Pembentukan tromboksan yang tidak sensitif terhadap aspirin telah
ditunjukkan pada pasien dengan angina tidak stabil dan diperkirakan
disebabkan oleh pembentukan tromboksan atau prekursor dalam sel selain
trombosit. Peroksidasi asam arakidonat dapat menyebabkan peningkatan
pembentukan isoprostan yang tidak sensitif terhadap aspirin dan aktivasi
trombosit23 atau produksi yang dimediasi COX-2 tromboksan oleh monosit
yang bersirkulasi dapat terjadi. Tidak ada keraguan bahwa penelitian kami
dilakukan di populasi yang berbeda (relawan sehat) dengan pasien target
populasi. Namun, dalam penelitian baru-baru ini terhadap pasien
kardiovaskular yang stabil pada aspirin berlapis enterik, kami juga menemukan
efek aspirin yang bergantung pada berat badan pada penekananTXA2.
Kepatuhan juga merupakan salah satu faktor; Namun, populasi penulis adalah
staf rumah sakit dan penghitungan tablet digunakan untuk memeriksa
kepatuhan. Jika ada, kepatuhan akan lebih tinggi daripada di kelompok
pasien.Jika kadar obat dalam plasma stabil tidak dapat diperoleh pada
sukarelawan sehat yang bermotivasi tinggi di bawah pengawasan ketat
pengawasan itu tidak mungkin dicapai pada pasien dengan multiple obat-
obatan yang memiliki patologi bersama yang merupakan predisposisi
resistensi aspirin. Dosis aspirin yang lebih rendah digunakan dalam upaya
untuk menghindari efek samping dan melestarikan prostasiklin formasi,
namun, dosis aspirin saat ini mencapai batas kemanjuran dan dalam
beberapa kasus aspirin dosis rendah aspirin tanpa dosis.

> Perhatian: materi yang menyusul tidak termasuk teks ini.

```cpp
static bool cfg_geom(int cfg, int& bm, int& bn, int& wmw, int& wnw) {
  switch (cfg) {
    case 0: bm = 128; bn = 128; wmw = 2; wnw = 2; return true;
    case 1: case 3: bm = 128; bn = 64; wmw = 2; wnw = 2; return true;
    case 4: case 8: case 54: bm = 256; bn = 128; wmw = 4; wnw = 2; return true;
    case 12: bm = 64; bn = 64; wmw = 2; wnw = 2; return true;
    case 14: case 34: bm = 256; bn = 64; wmw = 4; wnw = 2; return true;
    case 15: case 35: bm = 256; bn = 256; wmw = 2; wnw = 4; return true;
    case 19: case 39: case 59: bm = 256; bn = 128; wmw = 2; wnw = 4; return true;
    case 61: case 63: bm = 192; bn = 128; wmw = 2; wnw = 4; return true;
    case 62: case 64: bm = 192; bn = 128; wmw = 4; wnw = 2; return true;
    default: return false;
  }
}

void launch_gemm(const GemmP& p0, int batch, hipStream_t s, int* stat_rb) {
  GemmP p = p0;
  if (stat_rb) *stat_rb = 0;
  if (!stat_rb) p.stat_part = nullptr;
  if (p.tune_knobs & 2) p.flags |= UG_F_NOXCD;
  if (p.tune_knobs & 128) p.flags |= UG_F_XCDROUND;
  if (p.tune_knobs & 16) p.flags |= UG_F_PRIO;
  UG_REQUIRE(p.K % 8 == 0, "GEMM K must be a multiple of 8");
  UG_REQUIRE(p.ldw % 8 == 0, "GEMM ldw must be a multiple of 8");
  UG_REQUIRE(p.M > 0 && p.N > 0 && p.K > 0, "empty GEMM");
  UG_REQUIRE(p.zero != nullptr, "zero page missing");
  UG_REQUIRE(p.nb_inner >= 1, "nb_inner");
  if (p.flags & UG_F_GEGLU) UG_REQUIRE(p.N % 128 == 0, "GEGLU GEMM needs N % 128 == 0");
// ... 40 lines not shown
  }
  if (halo_on) {
    int best = -1; double bfill = 0.0;
    for (int c = 70; c <= 73; ++c) {
      const int bm = c <= 71 ? 256 : 192, bn = (c == 70 || c == 73) ? 160 : 128;
      if (!conv_halo_supported(p, batch, bm, bn)) continue;
      const long tiles = (long)(p.M / bm) * cdiv(p.N, bn);
      const double useful = (double)p.N / (cdiv(p.N, bn) * bn);
      const double fill = (double)tiles / (cdiv(tiles, 256) * 256.0) * useful * (bm == 256 ? 1.0 : 0.97);
      if (fill > bfill) { bfill = fill; best = c; }
    }
    if (halo_l0) best = 71;
    else if (p.N % 160 == 0 && p.N <= 320) best = -1;
    if (best >= 0) cfg = best;
  }
  if (planned && !(p.tune_knobs & 65536) && (p.tune_cfg_p1 - 1) < 0 && split == 1 && gemm_stream_supported(p, batch)) {
    cfg = 80;
  }
  if (split > 1) UG_REQUIRE(p.partial != nullptr, "split-K needs a partial buffer");
  p.group_m = pick_group_m(p, cfg, batch, split);
  p.tm_T = p.tm_nb = 0;
  if (p.conv && p.kt > 1 && p.T > 1 && batch == 1 && !(p.tune_knobs & 256)) {
    int bm = 256;
    switch (cfg) { case 0: case 1: case 3: bm = 128; break; case 12: bm = 64; break; case 61: case 62: case 63: case 64: bm = 192; break; default: break; }
    const long hw = (long)p.Ho * p.Wo;
    if (hw % bm == 0 && hw / bm >= 1) { p.tm_T = p.T; p.tm_nb = (int)(hw / bm); }
  }
  if (p.stat_part) {
    int bm = 0, wmw = 0;
    {
      int gbm, gbn, gwm, gwn;
      const bool sym = (cfg == 14 || cfg == 19) && p.conv && gemm_can_bufa(p, 64, false) && !(p.tune_knobs & 4);
      const bool pk = (cfg == 35 || cfg == 54 || cfg == 59 || cfg == 63 || cfg == 64) && p.conv && gemm_can_bufa(p, 64, true);
      if (cfg == 71) { bm = 256; wmw = 4; }
      else if (cfg == 72) { bm = 192; wmw = 4; }
      else if ((sym || pk) && cfg_geom(cfg, gbm, gbn, gwm, gwn)) { bm = gbm; wmw = gwm; }
    }
    const int wtm = bm ? bm / wmw : 0;
    const bool ok = bm && split == 1 && batch == 1 && !(p.flags & (UG_F_GEGLU | UG_F_OUT_F32 | UG_F_R1_F32)) && !p.up_phase && !(p.tune_knobs & 131072) &&
                    p.M % bm == 0 && p.m_off == 0 && p.stat_hw > 0 && p.stat_hw % wtm == 0 && p.N % 16 == 0 && p.ldo % 8 == 0 &&
                    (!p.R1 || p.ldr1 % 8 == 0) && (!p.R2 || p.ldr2 % 8 == 0);
    static const bool sdbg = getenv("UG_STAT_DEBUG") != nullptr;
    if (sdbg) fprintf(stderr, "[stat] M %d N %d K %d conv %d kt %d hw %d cfg %d split %d -> rb %d\n", p.M, p.N, p.K, p.conv, p.kt, p.stat_hw, cfg, split, ok ? wtm : 0);
    if (ok) *stat_rb = wtm; else p.stat_part = nullptr;
  }
  launch_cfg(cfg, p, batch, s);
  if (split > 1) {
    const long nvec = (long)p.M * (p.N / 8);
    int grid = (int)std::min<long>((nvec + 255) / 256, 256 * 8);
    hipLaunchKernelGGL(splitk_epilogue, dim3(grid), dim3(256), 0, s, p);
  }
  UG_CHECK(hipGetLastError());
}
```

### unigeo_amd/csrc/kernels/gemm_common.h

```cpp
#pragma once
#include "../common.h"
#include <type_traits>

typedef const __attribute__((address_space(1))) void* gptr_t;
typedef __attribute__((address_space(3))) void* lptr_t;

__device__ __forceinline__ float erf_as(float x) {
  const float ax = fabsf(x);
  const float t = __frcp_rn(1.0f + 0.3275911f * ax);
  const float y = ((((1.061405429f * t - 1.453152027f) * t + 1.421413741f) * t - 0.284496736f) * t + 0.254829592f) * t;
  const float r = 1.0f - y * __expf(-ax * ax);
  return copysignf(r, x);
}
__device__ __forceinline__ float gelu_f(float x) { return 0.5f * x * (1.0f + erf_as(x * 0.70710678118654752f)); }
__device__ __forceinline__ float silu_f(float x) { return x * __builtin_amdgcn_rcpf(1.0f + __expf(-x)); }

typedef float f32x2 __attribute__((ext_vector_type(2)));
__device__ __forceinline__ f32x2 geglu2(f32x2 h, f32x2 g) {
  const f32x2 ag = {__builtin_fabsf(g.x), __builtin_fabsf(g.y)};
  const f32x2 u = ag * 0.23164189f + 1.0f;
  const f32x2 t = {__builtin_amdgcn_rcpf(u.x), __builtin_amdgcn_rcpf(u.y)};
  f32x2 y = t * 0.5307027145f - 0.7265760135f;
  y = y * t + 0.7107068705f;
  y = y * t - 0.142248368f;
// ... 358 lines not shown
      asm("" : "+v"(r));
      h[e] = (f16)r.x; h[e + 1] = (f16)r.y;
    }
    if (in && m < p.M) *(f16x8*)(Ob + (long)m * p.ldo) = h;
  }
}

__device__ __forceinline__ float row16_sum(float x) {
  x += __builtin_bit_cast(float, __builtin_amdgcn_update_dpp(0, __builtin_bit_cast(int, x), 0xB1, 0xf, 0xf, true));
  x += __builtin_bit_cast(float, __builtin_amdgcn_update_dpp(0, __builtin_bit_cast(int, x), 0x4E, 0xf, 0xf, true));
  x += __builtin_bit_cast(float, __builtin_amdgcn_update_dpp(0, __builtin_bit_cast(int, x), 0x141, 0xf, 0xf, true));
  x += __builtin_bit_cast(float, __builtin_amdgcn_update_dpp(0, __builtin_bit_cast(int, x), 0x140, 0xf, 0xf, true));
  return x;
}

template <int MT, int NT, int WTM, int WTN>
__device__ __forceinline__ void tile_epilogue_stats(const GemmP& p, f32x4 (&acc)[MT][NT], int m0, int n0, int wm, int wn, int lane, int stat_blk) {
  constexpr int WID = 4 * NT;
  static_assert(WID % 8 == 0, "statistics epilogue: 8-column chunks");
  static_assert(WID <= 16, "statistics epilogue: a lane's WID-column run is stored whole or not at all - launch_gemm only guarantees N % 16 == 0");
  const int l15 = lane & 15, g = lane >> 4;
  const int nb = n0 + wn * WTN + g * WID;
  const bool full = (nb + WID <= p.N);
  auto body = [&](auto MODE_) {
  constexpr int MODE = decltype(MODE_)::value;
#pragma unroll
  for (int e = 0; e < WID; e += 8) {
    float bv[8];
#pragma unroll
    for (int q = 0; q < 8; ++q) bv[q] = 0.f;
    if (full) {
      if (p.bias) { const f16x8 b = *(const f16x8*)(p.bias + nb + e);
#pragma unroll
        for (int q = 0; q < 8; ++q) bv[q] += (float)b[q]; }
      if (p.bias2) { const f16x8 b = *(const f16x8*)(p.bias2 + nb + e);
#pragma unroll
        for (int q = 0; q < 8; ++q) bv[q] += (float)b[q]; }
    }
    float ssum[8], ssq[8];
#pragma unroll
    for (int q = 0; q < 8; ++q) { ssum[q] = 0.f; ssq[q] = 0.f; }
#pragma unroll
    for (int i = 0; i < MT; ++i) {
      int m = m0 + wm * WTM + i * 16 + l15;
      if (p.halo_tw) { const int r = wm * WTM + i * 16 + l15; m = m0 + (r >> p.halo_lg) * p.Wo + (r & (p.halo_tw - 1)); }
      float o[8];
#pragma unroll
      for (int q = 0; q < 8; ++q) {
        if constexpr (MODE == 0) o[q] = p.c0 * (acc[i][(e + q) >> 2][(e + q) & 3] + bv[q]);
        else o[q] = acc[i][(e + q) >> 2][(e + q) & 3] + bv[q];
        acc[i][(e + q) >> 2][(e + q) & 3] = 0.f;
      }
      if (!full) continue;
      if (MODE == 1 || (MODE == 0 && p.R1)) {
        const f16x8 r = *(const f16x8*)(p.R1 + (long)m * p.ldr1 + nb + e);
#pragma unroll
        for (int q = 0; q < 8; ++q) o[q] += p.c1 * (float)r[q];
      }
      if constexpr (MODE == 0) {
        if (p.R2) {
          const f16x8 r = *(const f16x8*)(p.R2 + (long)m * p.ldr2 + nb + e);
#pragma unroll
          for (int q = 0; q < 8; ++q) o[q] += p.c2 * (float)r[q];
        }
        if (p.act == UG_ACT_SILU) {
#pragma unroll
          for (int q = 0; q < 8; ++q) o[q] = silu_f(o[q]);
        } else if (p.act == UG_ACT_GELU) {
#pragma unroll
          for (int q = 0; q < 8; ++q) o[q] = gelu_f(o[q]);
// ... 27 lines not shown
```

Baseline: 27.81 frames/s.

## Add halo-staged temporal (kt=3) convolution kernel with statistics epilogue

```diff
diff --git a/unigeo_amd/_lib.py b/unigeo_amd/_lib.py
--- a/unigeo_amd/_lib.py
+++ b/unigeo_amd/_lib.py
@@ -14,7 +14,7 @@
     "ug_load_tensor", "ug_bind_unet", "ug_bind_vae", "ug_bind_clip",
     "ug_dc_set_inputs", "ug_dc_run", "ug_dc_run_windows", "ug_dc_get_outputs", "ug_dc_device_ptrs", "ug_dc_set_trace", "ug_dc_set_guidance", "ug_unet_forward_pair", "ug_dc_set_inputs_ex", "ug_dc_get_noise", "ug_op_philox_u32", "ug_op_randn", "ug_op_u8_to_frames", "ug_set_vae_encode_fp32", "ug_set_concurrency", "ug_set_coscheduled", "ug_set_fp8_linears", "ug_op_linear_mx8", "ug_set_ff_fused", "ug_op_ff", "ug_op_ln_ff", "ug_bench_ff", "ug_bench_flash", "ug_tune_flash", "ug_tune_ff",
     "ug_eval_depth", "ug_eval_normal", "ug_depth_eval_opts_default", "ug_eval_depth_ex", "ug_eval_depth_global", "ug_op_masked_median", "ug_clip_embed", "ug_vae_encode", "ug_vae_decode", "ug_unet_forward", "ug_normals_from_depth",
-    "ug_op_linear", "ug_op_conv", "ug_op_conv_gn", "ug_op_groupnorm", "ug_op_layernorm", "ug_op_flash_attn",
+    "ug_op_linear", "ug_op_conv", "ug_op_conv_epi", "ug_op_conv_gn", "ug_op_groupnorm", "ug_op_layernorm", "ug_op_flash_attn",
     "ug_op_temporal_attn", "ug_op_attention_generic", "ug_op_flash_attn_dh", "ug_op_euler_step", "ug_op_flash_cross_attn", "ug_op_temporal_attn_nv",
     "ug_op_split_pair", "ug_op_gn32_pair", "ug_op_conv_wide", "ug_op_attn_wide",
     "ug_bind_stablenormal", "ug_sn_run", "ug_sn_unet_forward", "ug_sn_dino", "ug_sn_vae_decode", "ug_sn_vae_encode", "ug_resize_bilinear",
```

Pedoman American Heart Association saat ini merekomendasikan
penggunaan aspirin 75 hingga 160 mg setiap hari untuk pencegahan primer
stroke dan infark miokard. Data akan menunjukkan bahwa pasien yang
menggunakan sediaan aspirin enterik dosis rendah cenderung tidak
mendapatkan manfaat penuh aspirin karena preparat berlapis enterik
memberikan dosis setara dengan 50 mg aspirin biasa. Penggunaan dosis
yang lebih tinggi dari aspirin akan memecahkan masalah; Namun, ini
mengarah ke peningkatan kejadian perdarahan.29 Bukti peningkatan
perdarahan gastrointestinal dengan aspirin polos dosis rendah relatif terhadap
sediaan salut enterik dosis ekivalen tidak meyakinkan, dan karena itu mungkin
pengembalian ke persiapan obat asli, jika ditoleransi, mungkin merupakan
strategi terbaik.
Kesimpulannya, penggunaan preparat aspirin 75 mg salut enterik dalam
individu dapat mempengaruhi penghambatan COX . yang tidak lengkap
dibandingkan dengan aspirin biasa (75 mg). Untuk memastikan memadai
penghambatan aspirin polos produksi tromboksan (75 mg) atau dosis
bioekivalen aspirin enterik (diperkirakan sekitar 100 mg) harus digunakan.